We The Pretty Stars (Court High 4)
“How are you holding up, Paige?”
I opened my eyes, unable to fucking breathe. Pressing my hand to the office’s window, I stared outside. People were across the street in a park, people together and just chillin’. One couple pushed a baby in a stroller. They were together, not thinking about anyone else or fucking drama.
“Paige… I’m sorry. I just can’t do this anymore. It’s… It’s not right.”
“Paige?”
My lashes flashed, and I turned, my breath stolen away again. Lena stared at me, expectant. She told me to call her that. Not my counselor anymore since freshman year.
“What?” I asked, bracing my arms. She’d said something to me.
The woman’s smile was slight, her eyes always warm as she lounged back against her desk. “I asked how you’d been holding up. You came to see me. Gosh, it’s been years.”
It had been years, enough for me to notice. I should have come to her sooner. I should have come to her before things got so deep.
But that’s not why you’re here now.
The reason was stupid, incredibly, and I realized that the moment Lena left her desk and approached. I couldn’t look at her directly in the eye, so close to someone else’s…
“I’m sorry.” I really was dumb, and I left, needing to breathe. I needed to get out of there.
Why can’t I just let go?
I didn’t want to, anger and fury filling me. The betrayal was suffocating, my own damn fucking fault.

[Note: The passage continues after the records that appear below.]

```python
def load():
    global _lib
    if _lib is not None:
        return _lib
    if not os.path.exists(LIB_PATH):
        raise ImportError(f"{LIB_PATH} is missing: run `python -m gaussiansplattingmlx_amd.build` "
                          "(or __graft_entry__.build()). There is no CPU fallback.")
    import torch
    lib = C.CDLL(LIB_PATH)
    for name, (res, args) in _SIGS.items():
        fn = getattr(lib, name)
        fn.restype = res
        fn.argtypes = args
    _lib = lib
    return lib


TUNE_FWD_WAVES_PER_SIMD, TUNE_BWD_WAVES_PER_CU, TUNE_FWD_QUADRANTS, TUNE_OP_FWD_PPL, TUNE_OP_BWD_PPL, \
    TUNE_FWD_TRACE_BUFFER, TUNE_DEPTH_GRADIENT, TUNE_WIDE_TILE_SORT, TUNE_HOST_OVERFLOW_ERRORS, TUNE_SPLITTER_DEPTH_SORT, \
    TUNE_COLOUR_RIDERS, TUNE_FWD_QUEUES, TUNE_FWD_FOUR_WAVES, TUNE_FWD_FOLD_TEST_SCALE, TUNE_POISON_CHECKPOINTS, TUNE_RENDER_ONLY, TUNE_FWD_PAIR, TUNE_FWD_SLOW_SLOT, TUNE_TRIM_RECTS = range(19)


def exported_symbols():
    return list(_SIGS)


def make_camera(view, proj, camCenter, fovX, fovY, focalX, focalY) -> gs_camera:
    import numpy as np
    cam = gs_camera()
    v = np.asarray(view, dtype=np.float32).reshape(16)
    p = np.asarray(proj, dtype=np.float32).reshape(16)
    cc = np.asarray(camCenter, dtype=np.float32).reshape(3)
    for i in range(16):
        cam.view[i] = float(v[i])
        cam.proj[i] = float(p[i])
    for i in range(3):
        cam.cam_center[i] = float(cc[i])
    cam.fov_x, cam.fov_y, cam.focal_x, cam.focal_y = float(fovX), float(fovY), float(focalX), float(focalY)
    return cam
```

gaussiansplattingmlx_amd/csrc/api.hip:

```cpp
#include <math.h>
#include <stdlib.h>
#include <stdio.h>
#include <string.h>

#include "gs_ctx.h"
#include <vector>

using namespace gs;

namespace {

int fail(gs_ctx* c, int code, const std::string& msg)
{
    if (c) c->err = msg;
    return code;
}

template <class T>
int dev_alloc(gs_ctx* c, T** p, size_t count)
{
    *p = nullptr;
    if (count == 0) count = 1;
    GS_HIP_CHECK(c, hipMalloc((void**)p, count * sizeof(T)));
    c->ws_bytes += count * sizeof(T);
// ... 820 lines not shown
    if (c->fwd.cutsActive && !c->fwd.missChecked) GS_HIP_CHECK(c, hipEventSynchronize(c->fwdDone));
    c->fwd.missed = false;
    c->fwd.bwdPrepared = false;
    c->fwd.arenaOverflow = false;
    c->fwd.cutStore = c->cutStore;
    c->fwd.cutsActive = c->cutStore != nullptr && c->allowCuts && N > 0;
    c->fwd.missChecked = !c->fwd.cutsActive;
    if (c->fwd.cutsActive) c->missHost[0] = 0;
    const CamParams cp = make_cam(cam, c->W, c->H);
    if (c->poseDelta) {
        const long long need = pose_partials_floats(N);
        if (need > c->posePartialsCap) {
            GS_HIP_CHECK(c, hipStreamSynchronize(c->stream));
            dev_free(c->posePartials);
            c->posePartialsCap = 0;
            if (const int arc = dev_alloc(c, &c->posePartials, (size_t)need)) return arc;
            c->posePartialsCap = need;
        }
        if (const int prc = launch_pose_camera(c, cp, c->poseDelta)) return prc;
    }
    c->segBaseWanted = c->fast16 && N > 0;
    c->segBaseDone = false;
    c->fwdPairNow = c->fast16 && blend_forward_v2_pair_decide(c);
    int rc = bin_with_capacity(c, N, reserved, !c->fast16, [&]() {
        return launch_projection_fused_forward(c, N, K, xyz, features_dc, features_rest, scales, rotation, opacity, cp,
                                               radii);
    });
    c->segBaseWanted = false;
    if (rc) { c->rider.on = false; return rc; }
    if (c->rider.on && c->rider.next < c->rider.total) {
        GsStageTimer t(c, GS_STAGE_PROJ_FWD, true);
        if ((rc = launch_colour_rest(c))) return rc;
    }
    c->rider.on = false;
    {
        GsStageTimer t(c, GS_STAGE_BLEND_FWD);
        rc = c->fast16 ? launch_blend_forward_v2(c, out_color, out_depth, out_alpha)
                       : launch_blend_forward(c, c->bg, out_color, out_depth, out_alpha, c->lastContrib);
        if (rc) return rc;
    }
    if (c->fwd.cutsActive) GS_HIP_CHECK(c, hipEventRecord(c->fwdDone, c->stream));
    c->fwd.valid = true;
    c->absgradN = -1;
    c->fwd.blendBackwardDone = false;
    c->fwd.consumed = false;
    c->fwd.blockWork = c->blockWork;
// ... 689 lines not shown
    case GS_TUNE_WIDE_TILE_SORT:
        c->wideTileSort = value != 0; return GS_OK;
    case GS_TUNE_DEPTH_GRADIENT:
        c->depthGradient = value != 0; return GS_OK;
    case GS_TUNE_HOST_OVERFLOW_ERRORS:
        c->hostOverflowErrors = value != 0; return GS_OK;
    case GS_TUNE_SPLITTER_DEPTH_SORT:
        c->splitterSort = value < 0 ? 0 : (value > 2 ? 2 : (int)value); c->haveSplitters = false; return GS_OK;
    case GS_TUNE_COLOUR_RIDERS:
        c->colourRiders = (int)value; return GS_OK;
    case GS_TUNE_FWD_FOLD_TEST_SCALE:
        if (value < 1 || value > 1000) return fail(c, GS_ERR_INVALID_ARG, "gs_ctx_set_tuning: fold test scale is in permille, 1..1000");
        c->fwdFoldScale = (float)value / 1000.0f; return GS_OK;
    case GS_TUNE_POISON_CHECKPOINTS:
        c->poisonCheckpoints = value != 0; return GS_OK;
    case GS_TUNE_RENDER_ONLY:
        c->renderOnly = value != 0; return GS_OK;
    case GS_TUNE_FWD_SLOW_SLOT:
        if (value < 1 || value > 16) return fail(c, GS_ERR_INVALID_ARG, "gs_ctx_set_tuning: the first slow wave slot must be 1..16 (16 = none)");
        c->fwdSlowSlot = (int)value; return GS_OK;
    case GS_TUNE_FWD_PAIR:
        if (value < -1 || value > 16) return fail(c, GS_ERR_INVALID_ARG, "gs_ctx_set_tuning: forward pair workgroups per CU must be -1 (by list depth), 0..16");
        c->fwdPair = (int)value; return GS_OK;
    case GS_TUNE_TRIM_RECTS:
        if (value < 0 || value > 2) return fail(c, GS_ERR_INVALID_ARG, "gs_ctx_set_tuning: trim rects is 0 (the reference's squares), 1 (cut by the ellipse's box) or 2 (and into four row groups)");
        c->trimRects = value != 0; c->rowGroups = value == 2; return GS_OK;
    case GS_TUNE_FWD_TRACE_BUFFER:
        c->fwdTrace = reinterpret_cast<unsigned long long*>((uintptr_t)value); return GS_OK;
    default:
        return fail(c, GS_ERR_INVALID_ARG, "gs_ctx_set_tuning: unknown knob");
    }
}

int gs_copy_overflow_flag(gs_ctx* c, uint32_t* out)
{
    if (!c || !out) return GS_ERR_INVALID_ARG;
    hipLaunchKernelGGL(copy_word_kernel, dim3(1), dim3(1), 0, c->stream, c->counters + GS_CNT_OVERFLOW, out);
    GS_HIP_CHECK(c, hipGetLastError());
    return GS_OK;
}

int gs_set_update_gate(gs_ctx* c, const uint32_t* gate)
{
    if (!c) return GS_ERR_INVALID_ARG;
    c->adamGate = gate ? gate : c->counters + GS_CNT_OVERFLOW;
    return GS_OK;
// ... 34 lines not shown
int gs_block_count(gs_ctx* c, int* n)
{
    if (!c || !n) return GS_ERR_INVALID_ARG;
    *n = c->numPixBlocks;
    return GS_OK;
}

int gs_copy_block_work(gs_ctx* c, uint32_t* out)
{
    if (!c || !out) return GS_ERR_INVALID_ARG;
    if (!c->fwd.valid) return fail(c, GS_ERR_NO_FORWARD, "gs_copy_block_work: no gs_render_forward on this context");
    if (!c->fast16) return fail(c, GS_ERR_INVALID_ARG, "gs_copy_block_work: only for tile sizes served by the fused kernels");
    GS_HIP_CHECK(c, hipMemcpyAsync(out, c->fwd.blockWork, sizeof(uint32_t) * (size_t)c->numPixBlocks, hipMemcpyDeviceToDevice,
                                   c->stream));
    return GS_OK;
}

int gs_copy_last_contrib(gs_ctx* c, uint32_t* out)
{
    if (!c || !out) return GS_ERR_INVALID_ARG;
    if (!c->fwd.valid) return fail(c, GS_ERR_NO_FORWARD, "gs_copy_last_contrib: no gs_render_forward on this context");
    GS_HIP_CHECK(c, hipMemcpyAsync(out, c->lastContrib, sizeof(uint32_t) * (size_t)c->W * c->H, hipMemcpyDeviceToDevice,
                                   c->stream));
    return GS_OK;
}

int gs_adam_step(gs_ctx* c, long long n, float* params, const float* grads, float* m, float* v, int nseg,
                 const long long* seg_end, const float* seg_lr, float beta1, float beta2, float eps, float grad_scale)
{
    if (!c) return GS_ERR_INVALID_ARG;
    if (n < 0 || nseg < 1 || nseg > 8 || !seg_end || !seg_lr) return fail(c, GS_ERR_INVALID_ARG, "gs_adam_step: bad segments");
    if (n > 0 && (!params || !grads || !m || !v)) return fail(c, GS_ERR_INVALID_ARG, "gs_adam_step: null buffer");
    if (((uintptr_t)params | (uintptr_t)grads | (uintptr_t)m | (uintptr_t)v) & 15)
        return fail(c, GS_ERR_INVALID_ARG, "gs_adam_step: arenas must be 16-byte aligned");
    long long prev = 0;
    for (int i = 0; i < nseg; i++) {
        if (seg_end[i] < prev || seg_end[i] > n) return fail(c, GS_ERR_INVALID_ARG, "gs_adam_step: segments not ascending");
        prev = seg_end[i];
    }
    if (prev != n) return fail(c, GS_ERR_SIZE_MISMATCH, "gs_adam_step: segments do not cover the arena");
    { const int orc = deferred_overflow(c); if (orc) return orc; }
    return launch_adam(c, n, params, grads, m, v, nseg, seg_end, seg_lr, beta1, beta2, eps, grad_scale);
}

int gs_adam_step_visible(gs_ctx* c, long long n, float* params, const float* grads, float* m, float* v, int nseg,
                         const long long* seg_end, const float* seg_lr, const int* seg_row_floats, float beta1, float beta2,
// ... 266 lines not shown
```

gaussiansplattingmlx_amd/csrc/blend_v2.hip:

```cpp
#include "gs_ctx.h"
#include "gs_bwd_prep.h"
#include "gs_cull.h"
#include "gs_wavesum.h"

namespace gs {

constexpr int BLK = 16;
constexpr uint32_t CKPT_POOL_MAX = 8;
static inline uint32_t ckpt_pool(uint32_t partSlots, uint32_t waves)
{
    const uint32_t perWave = partSlots / (waves / 8u + 1u);
    return perWave >= CKPT_POOL_MAX ? CKPT_POOL_MAX : (perWave < 1u ? 1u : perWave);
}

struct Rec {
    float mx, my, c00, c01, c10, c11, r, g, b, op, depth;
};

#ifndef GS_FWD_PREFETCH
#define GS_FWD_PREFETCH 1
#endif

typedef float f4 __attribute__((ext_vector_type(4)));
typedef float f2 __attribute__((ext_vector_type(2)));
// ... 488 lines not shown

        V2P_BARRIER();
        for (uint32_t c0 = 0; c0 < count; c0 += 64) {
            const uint32_t cur = (c0 >> 6) & 1u;
            const f4* sl = sg[cur];
            const uint32_t n = __builtin_amdgcn_readfirstlane(*(volatile uint32_t*)&sN[cur]);
            br += cr; bgr += cg; bb += cb; cr = 0.f; cg = 0.f; cb = 0.f;
            if (DEPTH) { bd += dd; dd = 0.f; }
            if (statePlanes != 0 && c0 != 0 && (c0 % SEG) == 0) save_state(c0);
            bool live = true;
            for (uint32_t j = 0; j < n; j += 4) {
                Pre p0, p1, p2, p3;
                pre(sl, j, p0); pre(sl, j + 1, p1); pre(sl, j + 2, p2); pre(sl, j + 3, p3);
                post(p0); post(p1); post(p2); post(p3);
                if (!any_live()) { live = false; break; }
            }
            if (live) {
                if (T >= 1e-4f) nc = min(c0 + 64u, count);
                live = any_live();
            }
            if (!live && lane == 0) sStop = 1u;
            V2P_BARRIER();
            if (*(volatile uint32_t*)&sStop) break;
        }
        V2P_BARRIER();
        if (bRaw != 0xFFFFFFFFu) {
            if (cutStore && any_live() && lane == 0 && cutStore[tile] != 0u) hostWords[0] = 1u;
            if (in) {
                const size_t pix = (size_t)y * W + x;
                float bg0, bg1, bg2;
                gs_bg_terms(bgc, T, bg0, bg1, bg2);
                outColor[3 * pix] = (br + cr) + bg0; outColor[3 * pix + 1] = (bgr + cg) + bg1; outColor[3 * pix + 2] = (bb + cb) + bg2;
                if (DEPTH) outDepth[pix] = bd + dd;
                outAlpha[pix] = 1.0f - T; lastContrib[pix] = nc; finalT[pix] = T;
            }
            uint32_t m = in ? nc : 0u;
#pragma unroll
            for (int d = 32; d >= 1; d >>= 1) m = max(m, (uint32_t)__shfl_xor((int)m, d, 64));
            if (lane == 0 && m) atomicMax(&blockWork[b], m);
        }
    }
}
#undef V2P_BARRIER

#define GS_V2W_WGS 5
template <int SEG, bool DEPTH>
// ... 504 lines not shown
                const uint32_t src = (0x6a4b98331ull >> ((q - 2) * 4)) & 15u;
                v = (DEPTH || q != 10) ? part[j][src] : 0.0f;
                if (q < 6) v *= -0.5f;
            }
            if (v != 0.0f) atomicAdd(&gradAcc16[(size_t)(idx[i0 + j] & idxMask) * 16 + (ABSGRAD && q >= 11 ? q + 1 : q)], v);
        }
        __builtin_amdgcn_s_waitcnt(0xc07f);
        __builtin_amdgcn_wave_barrier();
    }
}

constexpr int SEGLEN = GS_SEG_LEN;
bool blend_forward_v2_wide(const gs_ctx* c)
{
    if (c->fwdTrace || !c->fwdQuadrants) return false;
    return c->fwdWide == 1 || (c->fwdWide < 0 && c->numPixBlocks * 4 <= c->numCUs * 4 * c->fwdWavesPerSimd);
}
bool blend_forward_v2_pair_decide(const gs_ctx* c)
{
    if (c->fwdTrace || !c->fwdQuadrants || blend_forward_v2_wide(c)) return false;
    if (c->fwdPair >= 0) return c->fwdPair != 0;
    const unsigned long long lastM = c->missHost ? c->missHost[8] : 0u;
    return c->numPixBlocks > 0 && lastM / (unsigned long long)c->numPixBlocks >= 4500ull;
}
bool blend_forward_v2_pair(const gs_ctx* c)
{
    return c->fwdPairNow;
}
int blend_forward_v2_grid(const gs_ctx* c)
{
    const int fwdItems = c->numPixBlocks * 4;
    const int fwdGrid = blend_forward_v2_wide(c) ? c->numCUs * GS_V2W_WGS
                        : blend_forward_v2_pair(c) ? c->numCUs * (c->fwdPair > 1 ? c->fwdPair : GS_V2P_WGS)
                                                   : c->numCUs * 4 * c->fwdWavesPerSimd;
    return fwdGrid > fwdItems ? fwdItems : fwdGrid;
}

void fill_seg_base(gs_ctx* c, SegBaseArgs& a)
{
    a.nBlocks = c->numPixBlocks; a.blocksX = c->blocksX; a.tileW = c->tileW; a.tileH = c->tileH; a.gridW = c->gridW;
    a.tileRanges = c->tileRanges; a.tileTotal = nullptr;
    a.segBase = c->segBase; a.blockWork = c->blockWork; a.counters = c->counters; a.workHint = c->workHint;
    a.blockOrder = c->blockOrder; a.queueStart = (uint32_t)blend_forward_v2_grid(c); a.fwdQueue = c->fwdQueue; a.nq = c->fwdQueues; a.spatial = c->fwdSpatial;
}

int launch_blend_forward_v2(gs_ctx* c, float* outColor, float* outDepth, float* outAlpha)
// ... 23 lines not shown
        c->fwd.qslotStatic = ownW * (uint32_t)grid * 4u;
        const uint32_t partW = (qcap - c->fwd.qslotStatic) / 8u;
        auto kw = outDepth ? blend_fwd_v2w_kernel<SEGLEN, true> : blend_fwd_v2w_kernel<SEGLEN, false>;
        hipLaunchKernelGGL(kw, dim3(grid), dim3(256), 0, c->stream, c->W, c->H, c->tileW,
                           c->tileH, c->gridW, blocksX, nItems, c->bg, reinterpret_cast<const float4*>(c->packed12),
                           c->sortedRaw, c->idxMask, c->tileRanges, c->segBase, (uint32_t)c->segCap, c->renderOnly ? 0 : c->fwd.statePlanes, outColor, outDepth,
                           outAlpha, c->lastContrib, c->finalT, c->segState, c->segSlot, qcap, ownW, partW, ckpt_pool(partW, (uint32_t)grid * 4u), c->blockWork, c->counters, c->fwdQueue,
                           (uint32_t)c->fwdQueues, c->blockOrder, cuts, c->missDev, c->fwdFoldScale, c->virt);
        GS_HIP_CHECK(c, hipGetLastError());
        if (c->renderOnly) c->fwd.statePlanes = 0;
        return GS_OK;
    }
    if (blend_forward_v2_pair(c)) {
        auto kp = outDepth ? blend_fwd_v2p_kernel<SEGLEN, true> : blend_fwd_v2p_kernel<SEGLEN, false>;
        hipLaunchKernelGGL(kp, dim3(grid), dim3(128), 0, c->stream, c->W, c->H, c->tileW,
                           c->tileH, c->gridW, blocksX, nItems, c->bg, reinterpret_cast<const float4*>(c->packed12),
                           c->sortedRaw, c->idxMask, c->tileRanges, c->segBase, (uint32_t)c->segCap, c->renderOnly ? 0 : c->fwd.statePlanes, outColor, outDepth,
                           outAlpha, c->lastContrib, c->finalT, c->segState, c->segSlot, qcap, own, partSlots, ckpt_pool(partSlots, (uint32_t)grid), c->blockWork, c->counters, c->fwdQueue, (uint32_t)c->fwdQueues, c->blockOrder,
                           cuts, c->missDev, c->virt);
        GS_HIP_CHECK(c, hipGetLastError());
        if (c->renderOnly) c->fwd.statePlanes = 0;
        return GS_OK;
    }
    auto kern = outDepth ? blend_fwd_v2q_kernel<SEGLEN, true> : blend_fwd_v2q_kernel<SEGLEN, false>;
    hipLaunchKernelGGL(kern, dim3(grid / 4), dim3(256), 0, c->stream, c->W, c->H, c->tileW,
                       c->tileH, c->gridW, blocksX, nItems, c->bg, reinterpret_cast<const float4*>(c->packed12),
                       c->sortedRaw, c->idxMask, c->tileRanges, c->segBase, (uint32_t)c->segCap, c->renderOnly ? 0 : c->fwd.statePlanes, outColor, outDepth,
                       outAlpha, c->lastContrib, c->finalT, c->segState, c->segSlot, qcap, own, partSlots, ckpt_pool(partSlots, (uint32_t)grid), c->blockWork, c->counters, c->fwdQueue, (uint32_t)c->fwdQueues, c->blockOrder,
                       c->fwdTrace, cuts, c->missDev, (uint32_t)c->fwdSlowSlot, c->virt);
    GS_HIP_CHECK(c, hipGetLastError());
    if (c->renderOnly) c->fwd.statePlanes = 0;
    return GS_OK;
}

void fill_bwd_prep(gs_ctx* c, int N, uint32_t queueStart, BwdPrepArgs& p)
{
    p.nBlocks = c->numPixBlocks;
    p.blockWork = c->fwd.blockWork;
    p.itemBlock = c->itemBlock;
    p.itemRow = c->itemRow;
    p.segBase = c->segBase;
    p.itemCap = (uint32_t)c->itemCap;
    p.counters = c->counters;
    p.queueStart = queueStart;
    p.bwdQueue = c->bwdQueue;
    p.clearBuf = reinterpret_cast<float4*>(c->gradAcc16);
// ... 43 lines not shown
```

gaussiansplattingmlx_amd/csrc/gs_ctx.h:

```cpp
#pragma once
#include <hip/hip_runtime.h>
#include <stdint.h>

#include <string>
#include <vector>

#include "../../include/gsplat.h"
#include "gs_math.h"
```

I should have known that’s where this would go. I wasn’t worth it to anyone.
I wasn’t worth fighting for.
Certain of that now, I passed Lena and forced myself to let go of a lifeline. I needed to let go, so obsessed I had to see Lena. She’d been my friend, but that’s not why I came to her. I wanted something, selfish for needing only one last look of those eyes. They weren’t mine to look at, to have. That fact had been proven to me, and I had to accept that.
“Paige, wait.”
I clipped my old counselor’s shoulder, Lena, on the way out. Me coming in here like I did, then leaving wasn’t fair to her, but I didn’t fucking care. There’d be no more hurt after I left this room, only pain.
There’d only be revenge.
I slammed the door to the downtown practice, leaving the building as quickly as I’d come. I was so happy I’d come to see Lena in the end. I’d needed a reality check.
I needed one last goodbye to those eyes.
Six
The present
December
I drowned in a sea of images, reality I forced myself to take in. I had to see the truth. I had to experience it, and doing so ripped me apart, each and every image I forced myself to thumb through. I had to see it all, though. I had to be shown the truth, and sometimes, yeah, Royal had to turn those pages for me. Sometimes, he even had to hold me up just for me to see those images, but I was there for every one. I was there for the story.

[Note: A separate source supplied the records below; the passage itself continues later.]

@@ -370,11 +388,11 @@
         f32x4 s0 = {0.f, 0.f, 0.f, 0.f}, s1 = s0;
         G0[c] = s0; G1[c] = s0;
 #pragma unroll
-        for (int ks = 0; ks < AT<HD>::NKS; ++ks) {
-          s0 = __builtin_amdgcn_mfma_f32_16x16x32_bf16(rowfrag<HD, CL>(sK, c * 32, ks, lane, rmax), qf[ks], s0, 0, 0, 0);
-          s1 = __builtin_amdgcn_mfma_f32_16x16x32_bf16(rowfrag<HD, CL>(sK, c * 32 + 16, ks, lane, rmax), qf[ks], s1, 0, 0, 0);
-          G0[c] = __builtin_amdgcn_mfma_f32_16x16x32_bf16(rowfrag<HD, CL>(sV, c * 32, ks, lane, rmax), dof[ks], G0[c], 0, 0, 0);
-          G1[c] = __builtin_amdgcn_mfma_f32_16x16x32_bf16(rowfrag<HD, CL>(sV, c * 32 + 16, ks, lane, rmax), dof[ks], G1[c], 0, 0, 0);
+        for (int ks = 0; ks < L::NKS; ++ks) {
+          s0 = __builtin_amdgcn_mfma_f32_16x16x32_bf16(rowfrag<L, CLR>(sK, c * 32, ks, lane, rmax), qf[ks], s0, 0, 0, 0);
+          s1 = __builtin_amdgcn_mfma_f32_16x16x32_bf16(rowfrag<L, CLR>(sK, c * 32 + 16, ks, lane, rmax), qf[ks], s1, 0, 0, 0);
+          G0[c] = __builtin_amdgcn_mfma_f32_16x16x32_bf16(rowfrag<L, CLR>(sV, c * 32, ks, lane, rmax), dof[ks], G0[c], 0, 0, 0);
+          G1[c] = __builtin_amdgcn_mfma_f32_16x16x32_bf16(rowfrag<L, CLR>(sV, c * 32 + 16, ks, lane, rmax), dof[ks], G1[c], 0, 0, 0);
         }
         if (c == NC - 1) {
           const int j0 = c * 32 + 4 * g;
@@ -404,8 +422,8 @@
         }
         const bf16x8 dsf = pack8(d0, d1);
 #pragma unroll
-        for (int dt = 0; dt < AT<HD>::NDT; ++dt)
-          dq[dt] = __builtin_amdgcn_mfma_f32_16x16x32_bf16(trfrag<HD, CL>(sK, c * 32, dt * 16, lane, rmax), dsf, dq[dt], 0, 0, 0);
+        for (int dt = 0; dt < L::NDT; ++dt)
+          dq[dt] = __builtin_amdgcn_mfma_f32_16x16x32_bf16(trfrag<L, CLR>(sK, c * 32, dt * 16, lane, rmax), dsf, dq[dt], 0, 0, 0);
       }
     } else {
     const float Di = sD[qt * 16 + i];
@@ -413,11 +431,11 @@
     for (int c = 0; c < nchunks; ++c) {
       f32x4 s0 = {0.f, 0.f, 0.f, 0.f}, s1 = s0, p0 = s0, p1 = s0;
 #pragma unroll
-      for (int ks = 0; ks < AT<HD>::NKS; ++ks) {
-        s0 = __builtin_amdgcn_mfma_f32_16x16x32_bf16(rowfrag<HD, CL>(sK, c * 32, ks, lane, rmax), qf[ks], s0, 0, 0, 0);
-        s1 = __builtin_amdgcn_mfma_f32_16x16x32_bf16(rowfrag<HD, CL>(sK, c * 32 + 16, ks, lane, rmax), qf[ks], s1, 0, 0, 0);
-        p0 = __builtin_amdgcn_mfma_f32_16x16x32_bf16(rowfrag<HD, CL>(sV, c * 32, ks, lane, rmax), dof[ks], p0, 0, 0, 0);
-        p1 = __builtin_amdgcn_mfma_f32_16x16x32_bf16(rowfrag<HD, CL>(sV, c * 32 + 16, ks, lane, rmax), dof[ks], p1, 0, 0, 0);
+      for (int ks = 0; ks < L::NKS; ++ks) {
+        s0 = __builtin_amdgcn_mfma_f32_16x16x32_bf16(rowfrag<L, CLR>(sK, c * 32, ks, lane, rmax), qf[ks], s0, 0, 0, 0);
+        s1 = __builtin_amdgcn_mfma_f32_16x16x32_bf16(rowfrag<L, CLR>(sK, c * 32 + 16, ks, lane, rmax), qf[ks], s1, 0, 0, 0);
+        p0 = __builtin_amdgcn_mfma_f32_16x16x32_bf16(rowfrag<L, CLR>(sV, c * 32, ks, lane, rmax), dof[ks], p0, 0, 0, 0);
+        p1 = __builtin_amdgcn_mfma_f32_16x16x32_bf16(rowfrag<L, CLR>(sV, c * 32 + 16, ks, lane, rmax), dof[ks], p1, 0, 0, 0);
       }
       const int j0 = c * 32 + 4 * g;
       if (NCH > 0 ? c == NCH - 1 : c * 32 + 32 > T) {
@@ -436,14 +454,14 @@
       }
       const bf16x8 dsf = pack8(s0, s1);
 #pragma unroll
-      for (int dt = 0; dt < AT<HD>::NDT; ++dt)
-        dq[dt] = __builtin_amdgcn_mfma_f32_16x16x32_bf16(trfrag<HD, CL>(sK, c * 32, dt * 16, lane, rmax), dsf, dq[dt], 0, 0, 0);
+      for (int dt = 0; dt < L::NDT; ++dt)
+        dq[dt] = __builtin_amdgcn_mfma_f32_16x16x32_bf16(trfrag<L, CLR>(sK, c * 32, dt * 16, lane, rmax), dsf, dq[dt], 0, 0, 0);
     }
     }
     const int tq = qt * 16 + i;
     if (tq < T) {
 #pragma unroll
-      for (int dt = 0; dt < AT<HD>::NDT; ++dt)
+      for (int dt = 0; dt < L::NDT; ++dt)
         if (dt * 16 + 4 * g < hdv) AT_ST(dbase + tq * gs + dt * 16 + 4 * g, dq[dt] * scale);
     }
   }
@@ -454,24 +472,24 @@
 #endif
   if (PH != 1)
   for (int jt = wave; jt < nt16; jt += nwaves) {
-    bf16x8 kf[AT<HD>::NKS], vf[AT<HD>::NKS];
-#pragma unroll
-    for (int ks = 0; ks < AT<HD>::NKS; ++ks) {
-      kf[ks] = PH == 2 ? rowfrag_global<HD>(base + os, gs, jt * 16, ks, lane, T) : rowfrag<HD, CL>(sK, jt * 16, ks, lane, rmax);
-      vf[ks] = PH == 2 ? rowfrag_global<HD>(base + 2 * os, gs, jt * 16, ks, lane, T) : rowfrag<HD, CL>(sV, jt * 16, ks, lane, rmax);
-    }
-    f32x4 dk[AT<HD>::NDT], dv[AT<HD>::NDT];
-#pragma unroll
-    for (int dt = 0; dt < AT<HD>::NDT; ++dt) { dk[dt] = f32x4{0.f, 0.f, 0.f, 0.f}; dv[dt] = dk[dt]; }
+    bf16x8 kf[L::NKS], vf[L::NKS];
+#pragma unroll
+    for (int ks = 0; ks < L::NKS; ++ks) {
+      kf[ks] = PH == 2 ? rowfrag_global<HD>(base + os, gs, jt * 16, ks, lane, T) : rowfrag<L, CLR>(sK, jt * 16, ks, lane, rmax);
+      vf[ks] = PH == 2 ? rowfrag_global<HD>(base + 2 * os, gs, jt * 16, ks, lane, T) : rowfrag<L, CLR>(sV, jt * 16, ks, lane, rmax);
+    }
+    f32x4 dk[L::NDT], dv[L::NDT];
+#pragma unroll
+    for (int dt = 0; dt < L::NDT; ++dt) { dk[dt] = f32x4{0.f, 0.f, 0.f, 0.f}; dv[dt] = dk[dt]; }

I was there for this new reality.
He showed me pain. He showed me trauma, and every moment he made sure to remain stronger than me. He soldiered on through my screams, held me through my terror, and told me the story.
No matter how much it broke him too.
He told me there was tearing at one point, physical evidence of forced entry discovered via the autopsy. There were no photos of this, but Dr. Felton had left detailed notes, ones Royal talked about before he allowed me to read the notes myself. He’d been absolutely shaking when he told me about the evidence, and reading on, I understood why.
The vomit came right behind.
It came in a never-ending wave, Royal holding me the whole time while I let it out. I filled probably two trash cans, the tearing noted to be between my sister’s legs when I made it that far in the notes.